[Saved data entries]
★ ★ ★
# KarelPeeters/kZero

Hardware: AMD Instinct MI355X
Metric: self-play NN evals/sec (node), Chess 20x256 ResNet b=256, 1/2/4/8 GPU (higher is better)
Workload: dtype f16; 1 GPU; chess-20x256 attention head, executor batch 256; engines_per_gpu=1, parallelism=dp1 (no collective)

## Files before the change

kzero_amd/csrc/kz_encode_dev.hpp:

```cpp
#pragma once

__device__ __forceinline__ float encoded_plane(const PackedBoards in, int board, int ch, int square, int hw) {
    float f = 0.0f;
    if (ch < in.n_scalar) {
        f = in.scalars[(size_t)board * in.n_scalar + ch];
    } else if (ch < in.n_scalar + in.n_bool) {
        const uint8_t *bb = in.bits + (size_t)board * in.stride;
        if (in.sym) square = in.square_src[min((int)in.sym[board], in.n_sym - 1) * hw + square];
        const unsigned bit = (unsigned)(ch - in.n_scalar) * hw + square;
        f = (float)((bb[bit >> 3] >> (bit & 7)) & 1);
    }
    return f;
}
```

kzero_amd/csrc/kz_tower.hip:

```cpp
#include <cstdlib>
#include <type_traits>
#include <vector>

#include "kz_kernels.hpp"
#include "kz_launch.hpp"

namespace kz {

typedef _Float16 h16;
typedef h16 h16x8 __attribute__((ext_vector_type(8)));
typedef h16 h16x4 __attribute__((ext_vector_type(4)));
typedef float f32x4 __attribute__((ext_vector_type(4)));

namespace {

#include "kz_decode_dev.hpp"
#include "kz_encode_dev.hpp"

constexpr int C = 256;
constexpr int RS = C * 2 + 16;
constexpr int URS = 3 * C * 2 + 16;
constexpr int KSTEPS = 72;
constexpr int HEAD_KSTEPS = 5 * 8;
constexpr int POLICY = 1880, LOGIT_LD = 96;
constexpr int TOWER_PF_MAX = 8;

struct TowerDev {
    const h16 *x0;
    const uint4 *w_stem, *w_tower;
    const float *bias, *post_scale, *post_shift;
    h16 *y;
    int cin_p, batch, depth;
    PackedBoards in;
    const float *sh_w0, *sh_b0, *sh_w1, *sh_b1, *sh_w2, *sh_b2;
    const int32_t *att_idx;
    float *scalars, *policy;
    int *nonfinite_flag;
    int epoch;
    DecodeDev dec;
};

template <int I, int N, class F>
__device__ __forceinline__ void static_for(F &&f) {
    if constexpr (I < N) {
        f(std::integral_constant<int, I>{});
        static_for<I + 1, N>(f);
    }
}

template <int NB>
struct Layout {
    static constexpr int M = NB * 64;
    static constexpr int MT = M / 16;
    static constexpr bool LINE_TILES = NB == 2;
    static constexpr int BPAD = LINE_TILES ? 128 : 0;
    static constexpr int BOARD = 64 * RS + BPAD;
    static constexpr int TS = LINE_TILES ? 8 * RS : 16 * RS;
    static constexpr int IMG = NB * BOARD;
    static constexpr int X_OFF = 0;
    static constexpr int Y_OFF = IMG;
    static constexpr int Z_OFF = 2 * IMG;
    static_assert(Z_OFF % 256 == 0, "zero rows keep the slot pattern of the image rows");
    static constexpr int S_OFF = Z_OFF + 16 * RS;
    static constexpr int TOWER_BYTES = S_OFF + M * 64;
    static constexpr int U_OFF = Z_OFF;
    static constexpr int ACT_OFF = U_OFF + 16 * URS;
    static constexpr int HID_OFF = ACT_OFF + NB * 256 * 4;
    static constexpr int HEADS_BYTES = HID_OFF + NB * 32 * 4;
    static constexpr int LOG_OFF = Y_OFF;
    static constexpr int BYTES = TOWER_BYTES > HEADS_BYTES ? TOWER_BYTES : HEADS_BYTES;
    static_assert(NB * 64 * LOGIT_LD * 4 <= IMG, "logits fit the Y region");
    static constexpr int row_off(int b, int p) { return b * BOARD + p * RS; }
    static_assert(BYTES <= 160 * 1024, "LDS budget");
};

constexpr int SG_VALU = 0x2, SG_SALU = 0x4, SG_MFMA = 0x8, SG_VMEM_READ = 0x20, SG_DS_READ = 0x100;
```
★ ★ ★
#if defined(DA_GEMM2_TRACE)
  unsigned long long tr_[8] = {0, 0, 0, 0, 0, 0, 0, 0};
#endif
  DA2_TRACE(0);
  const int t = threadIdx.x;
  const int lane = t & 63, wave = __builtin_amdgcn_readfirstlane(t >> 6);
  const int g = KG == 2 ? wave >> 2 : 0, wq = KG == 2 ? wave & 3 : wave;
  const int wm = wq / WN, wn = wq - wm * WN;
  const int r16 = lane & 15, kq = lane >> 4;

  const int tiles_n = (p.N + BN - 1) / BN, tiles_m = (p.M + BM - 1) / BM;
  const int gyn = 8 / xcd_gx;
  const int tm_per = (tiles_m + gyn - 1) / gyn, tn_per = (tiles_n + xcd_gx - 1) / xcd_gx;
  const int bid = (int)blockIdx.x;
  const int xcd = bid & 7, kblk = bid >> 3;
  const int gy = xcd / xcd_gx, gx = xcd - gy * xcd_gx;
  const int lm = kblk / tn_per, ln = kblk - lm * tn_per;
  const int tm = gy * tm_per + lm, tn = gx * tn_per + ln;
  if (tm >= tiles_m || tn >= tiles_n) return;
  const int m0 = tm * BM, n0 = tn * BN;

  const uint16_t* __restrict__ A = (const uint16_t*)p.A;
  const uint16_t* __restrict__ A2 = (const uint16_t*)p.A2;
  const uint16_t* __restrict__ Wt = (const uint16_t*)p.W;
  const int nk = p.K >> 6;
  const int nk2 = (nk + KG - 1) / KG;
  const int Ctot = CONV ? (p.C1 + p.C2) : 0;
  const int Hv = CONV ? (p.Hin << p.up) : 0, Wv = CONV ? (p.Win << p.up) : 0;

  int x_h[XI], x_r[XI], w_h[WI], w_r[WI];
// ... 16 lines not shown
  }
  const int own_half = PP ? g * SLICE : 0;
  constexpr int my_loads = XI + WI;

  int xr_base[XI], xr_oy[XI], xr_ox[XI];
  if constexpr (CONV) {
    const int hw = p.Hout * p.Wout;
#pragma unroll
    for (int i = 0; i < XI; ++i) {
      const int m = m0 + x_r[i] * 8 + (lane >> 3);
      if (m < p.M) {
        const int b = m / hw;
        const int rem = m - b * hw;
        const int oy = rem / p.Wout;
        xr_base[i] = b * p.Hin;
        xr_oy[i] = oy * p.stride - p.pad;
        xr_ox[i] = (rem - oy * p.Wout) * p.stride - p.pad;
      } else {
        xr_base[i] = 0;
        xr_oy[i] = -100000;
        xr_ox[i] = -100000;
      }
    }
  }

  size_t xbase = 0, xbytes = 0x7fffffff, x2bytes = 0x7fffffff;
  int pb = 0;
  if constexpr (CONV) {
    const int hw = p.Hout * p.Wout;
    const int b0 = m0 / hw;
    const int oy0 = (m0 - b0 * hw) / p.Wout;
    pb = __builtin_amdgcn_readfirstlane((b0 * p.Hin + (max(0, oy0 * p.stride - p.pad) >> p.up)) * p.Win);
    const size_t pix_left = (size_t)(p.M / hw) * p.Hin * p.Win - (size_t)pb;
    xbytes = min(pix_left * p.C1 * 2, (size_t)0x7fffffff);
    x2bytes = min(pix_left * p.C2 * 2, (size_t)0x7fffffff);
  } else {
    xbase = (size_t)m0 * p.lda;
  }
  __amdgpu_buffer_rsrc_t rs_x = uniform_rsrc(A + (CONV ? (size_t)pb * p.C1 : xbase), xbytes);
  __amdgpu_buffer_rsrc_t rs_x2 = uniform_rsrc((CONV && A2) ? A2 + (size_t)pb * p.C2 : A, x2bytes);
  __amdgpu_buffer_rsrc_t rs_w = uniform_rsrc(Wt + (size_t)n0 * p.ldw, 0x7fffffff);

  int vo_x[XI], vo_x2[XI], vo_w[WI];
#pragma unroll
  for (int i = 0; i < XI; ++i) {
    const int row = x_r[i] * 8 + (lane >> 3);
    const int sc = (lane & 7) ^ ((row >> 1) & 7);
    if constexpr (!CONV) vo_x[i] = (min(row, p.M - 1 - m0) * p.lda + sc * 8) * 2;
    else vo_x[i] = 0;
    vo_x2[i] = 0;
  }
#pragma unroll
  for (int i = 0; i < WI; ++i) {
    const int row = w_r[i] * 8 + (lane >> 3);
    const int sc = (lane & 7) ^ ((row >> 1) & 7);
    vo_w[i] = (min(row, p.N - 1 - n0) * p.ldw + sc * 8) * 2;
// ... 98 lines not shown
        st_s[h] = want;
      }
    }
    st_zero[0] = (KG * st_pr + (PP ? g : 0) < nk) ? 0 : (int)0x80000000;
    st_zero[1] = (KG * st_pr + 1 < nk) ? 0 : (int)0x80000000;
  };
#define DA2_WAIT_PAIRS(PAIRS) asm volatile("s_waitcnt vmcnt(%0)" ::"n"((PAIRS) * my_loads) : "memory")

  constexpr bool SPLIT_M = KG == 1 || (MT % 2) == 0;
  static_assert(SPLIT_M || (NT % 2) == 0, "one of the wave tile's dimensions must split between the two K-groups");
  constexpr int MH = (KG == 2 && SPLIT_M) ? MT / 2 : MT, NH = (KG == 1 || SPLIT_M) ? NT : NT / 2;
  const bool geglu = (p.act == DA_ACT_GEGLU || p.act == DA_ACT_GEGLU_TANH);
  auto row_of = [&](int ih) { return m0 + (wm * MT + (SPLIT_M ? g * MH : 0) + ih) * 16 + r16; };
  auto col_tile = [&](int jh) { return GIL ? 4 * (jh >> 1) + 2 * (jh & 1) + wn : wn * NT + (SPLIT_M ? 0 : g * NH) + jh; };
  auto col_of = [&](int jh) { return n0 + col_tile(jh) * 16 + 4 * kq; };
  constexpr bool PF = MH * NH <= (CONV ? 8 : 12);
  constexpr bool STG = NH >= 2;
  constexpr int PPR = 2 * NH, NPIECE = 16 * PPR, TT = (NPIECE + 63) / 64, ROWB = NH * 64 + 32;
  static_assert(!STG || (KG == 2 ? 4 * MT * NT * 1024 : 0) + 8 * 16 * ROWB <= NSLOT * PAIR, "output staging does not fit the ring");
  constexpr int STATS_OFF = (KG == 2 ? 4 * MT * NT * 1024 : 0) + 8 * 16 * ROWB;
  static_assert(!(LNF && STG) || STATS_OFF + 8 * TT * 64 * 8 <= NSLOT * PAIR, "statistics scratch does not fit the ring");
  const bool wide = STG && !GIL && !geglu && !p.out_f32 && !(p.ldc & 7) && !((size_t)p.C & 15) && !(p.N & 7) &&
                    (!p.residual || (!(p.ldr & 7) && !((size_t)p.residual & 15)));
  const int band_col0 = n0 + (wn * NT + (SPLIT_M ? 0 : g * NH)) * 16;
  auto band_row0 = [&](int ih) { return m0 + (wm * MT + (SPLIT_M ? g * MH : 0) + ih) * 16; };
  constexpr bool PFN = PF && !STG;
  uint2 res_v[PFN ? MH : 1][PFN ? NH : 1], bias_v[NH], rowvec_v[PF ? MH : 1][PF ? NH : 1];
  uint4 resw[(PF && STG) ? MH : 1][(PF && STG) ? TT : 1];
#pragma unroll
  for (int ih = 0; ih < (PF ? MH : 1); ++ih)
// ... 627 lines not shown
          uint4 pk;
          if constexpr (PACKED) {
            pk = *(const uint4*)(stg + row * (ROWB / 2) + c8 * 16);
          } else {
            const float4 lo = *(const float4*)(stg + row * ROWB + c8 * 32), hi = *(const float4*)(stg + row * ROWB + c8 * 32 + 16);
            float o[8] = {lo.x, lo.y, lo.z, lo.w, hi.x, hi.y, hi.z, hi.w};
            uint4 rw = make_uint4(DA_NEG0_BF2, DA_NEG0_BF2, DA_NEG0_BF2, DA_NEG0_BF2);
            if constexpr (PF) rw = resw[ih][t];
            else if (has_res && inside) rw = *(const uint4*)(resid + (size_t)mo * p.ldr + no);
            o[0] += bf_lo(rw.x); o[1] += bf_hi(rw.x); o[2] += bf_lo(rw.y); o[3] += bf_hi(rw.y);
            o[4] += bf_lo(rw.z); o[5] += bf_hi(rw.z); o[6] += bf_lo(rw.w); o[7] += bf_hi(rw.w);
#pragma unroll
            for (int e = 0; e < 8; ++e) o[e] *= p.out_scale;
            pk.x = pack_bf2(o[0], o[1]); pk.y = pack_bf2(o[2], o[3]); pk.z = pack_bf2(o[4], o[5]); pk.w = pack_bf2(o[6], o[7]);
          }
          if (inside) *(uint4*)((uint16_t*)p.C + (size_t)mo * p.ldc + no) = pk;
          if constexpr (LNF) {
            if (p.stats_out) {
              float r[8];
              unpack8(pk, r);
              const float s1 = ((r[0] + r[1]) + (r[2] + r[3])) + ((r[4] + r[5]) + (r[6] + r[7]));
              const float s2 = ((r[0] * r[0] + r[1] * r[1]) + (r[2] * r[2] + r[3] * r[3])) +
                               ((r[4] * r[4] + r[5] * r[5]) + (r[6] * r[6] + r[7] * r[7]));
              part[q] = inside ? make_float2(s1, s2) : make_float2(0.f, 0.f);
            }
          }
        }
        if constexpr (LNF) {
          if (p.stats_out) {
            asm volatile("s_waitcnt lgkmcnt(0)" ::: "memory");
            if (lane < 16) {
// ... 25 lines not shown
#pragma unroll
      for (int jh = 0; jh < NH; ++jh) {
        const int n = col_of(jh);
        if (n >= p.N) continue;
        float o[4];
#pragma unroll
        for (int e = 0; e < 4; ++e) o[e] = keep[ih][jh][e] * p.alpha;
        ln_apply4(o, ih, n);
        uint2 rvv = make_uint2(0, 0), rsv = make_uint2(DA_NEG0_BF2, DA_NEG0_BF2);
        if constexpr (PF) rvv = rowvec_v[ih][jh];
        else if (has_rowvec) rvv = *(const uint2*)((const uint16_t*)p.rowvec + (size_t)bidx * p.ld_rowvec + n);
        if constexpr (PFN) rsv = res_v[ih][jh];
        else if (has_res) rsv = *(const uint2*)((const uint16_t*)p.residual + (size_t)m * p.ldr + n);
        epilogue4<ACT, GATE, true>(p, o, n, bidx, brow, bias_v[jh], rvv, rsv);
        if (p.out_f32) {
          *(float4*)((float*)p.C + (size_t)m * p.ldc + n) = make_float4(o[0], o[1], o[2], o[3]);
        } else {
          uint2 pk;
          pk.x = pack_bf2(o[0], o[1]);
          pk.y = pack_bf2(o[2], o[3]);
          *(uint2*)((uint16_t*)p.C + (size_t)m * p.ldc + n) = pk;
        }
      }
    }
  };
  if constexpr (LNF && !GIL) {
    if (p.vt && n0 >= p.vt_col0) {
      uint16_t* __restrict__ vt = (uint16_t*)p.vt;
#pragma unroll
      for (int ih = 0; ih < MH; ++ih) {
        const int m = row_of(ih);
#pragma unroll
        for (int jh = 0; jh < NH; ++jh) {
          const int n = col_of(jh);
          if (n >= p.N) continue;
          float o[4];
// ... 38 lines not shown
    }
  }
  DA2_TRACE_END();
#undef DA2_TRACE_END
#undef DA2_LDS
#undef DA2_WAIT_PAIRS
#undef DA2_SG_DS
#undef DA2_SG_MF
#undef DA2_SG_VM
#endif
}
★ ★ ★
TASK GOAL>
Only the lines above from the one with "const int lm" through the one with "xr_oy[i] = oy * p.stride - p.pad;" should be duplicated, character for character.

ANSWER TO THIS EXERCISE>
  const int lm = kblk / tn_per, ln = kblk - lm * tn_per;
  const int tm = gy * tm_per + lm, tn = gx * tn_per + ln;
  if (tm >= tiles_m || tn >= tiles_n) return;
  const int m0 = tm * BM, n0 = tn * BN;

  const uint16_t* __restrict__ A = (const uint16_t*)p.A;
  const uint16_t* __restrict__ A2 = (const uint16_t*)p.A2;
  const uint16_t* __restrict__ Wt = (const uint16_t*)p.W;
  const int nk = p.K >> 6;
  const int nk2 = (nk + KG - 1) / KG;
  const int Ctot = CONV ? (p.C1 + p.C2) : 0;
  const int Hv = CONV ? (p.Hin << p.up) : 0, Wv = CONV ? (p.Win << p.up) : 0;

  int x_h[XI], x_r[XI], w_h[WI], w_r[WI];
// ... 16 lines not shown
  }
  const int own_half = PP ? g * SLICE : 0;
  constexpr int my_loads = XI + WI;

  int xr_base[XI], xr_oy[XI], xr_ox[XI];
  if constexpr (CONV) {
    const int hw = p.Hout * p.Wout;
#pragma unroll
    for (int i = 0; i < XI; ++i) {
      const int m = m0 + x_r[i] * 8 + (lane >> 3);
      if (m < p.M) {
        const int b = m / hw;
        const int rem = m - b * hw;
        const int oy = rem / p.Wout;
        xr_base[i] = b * p.Hin;
        xr_oy[i] = oy * p.stride - p.pad;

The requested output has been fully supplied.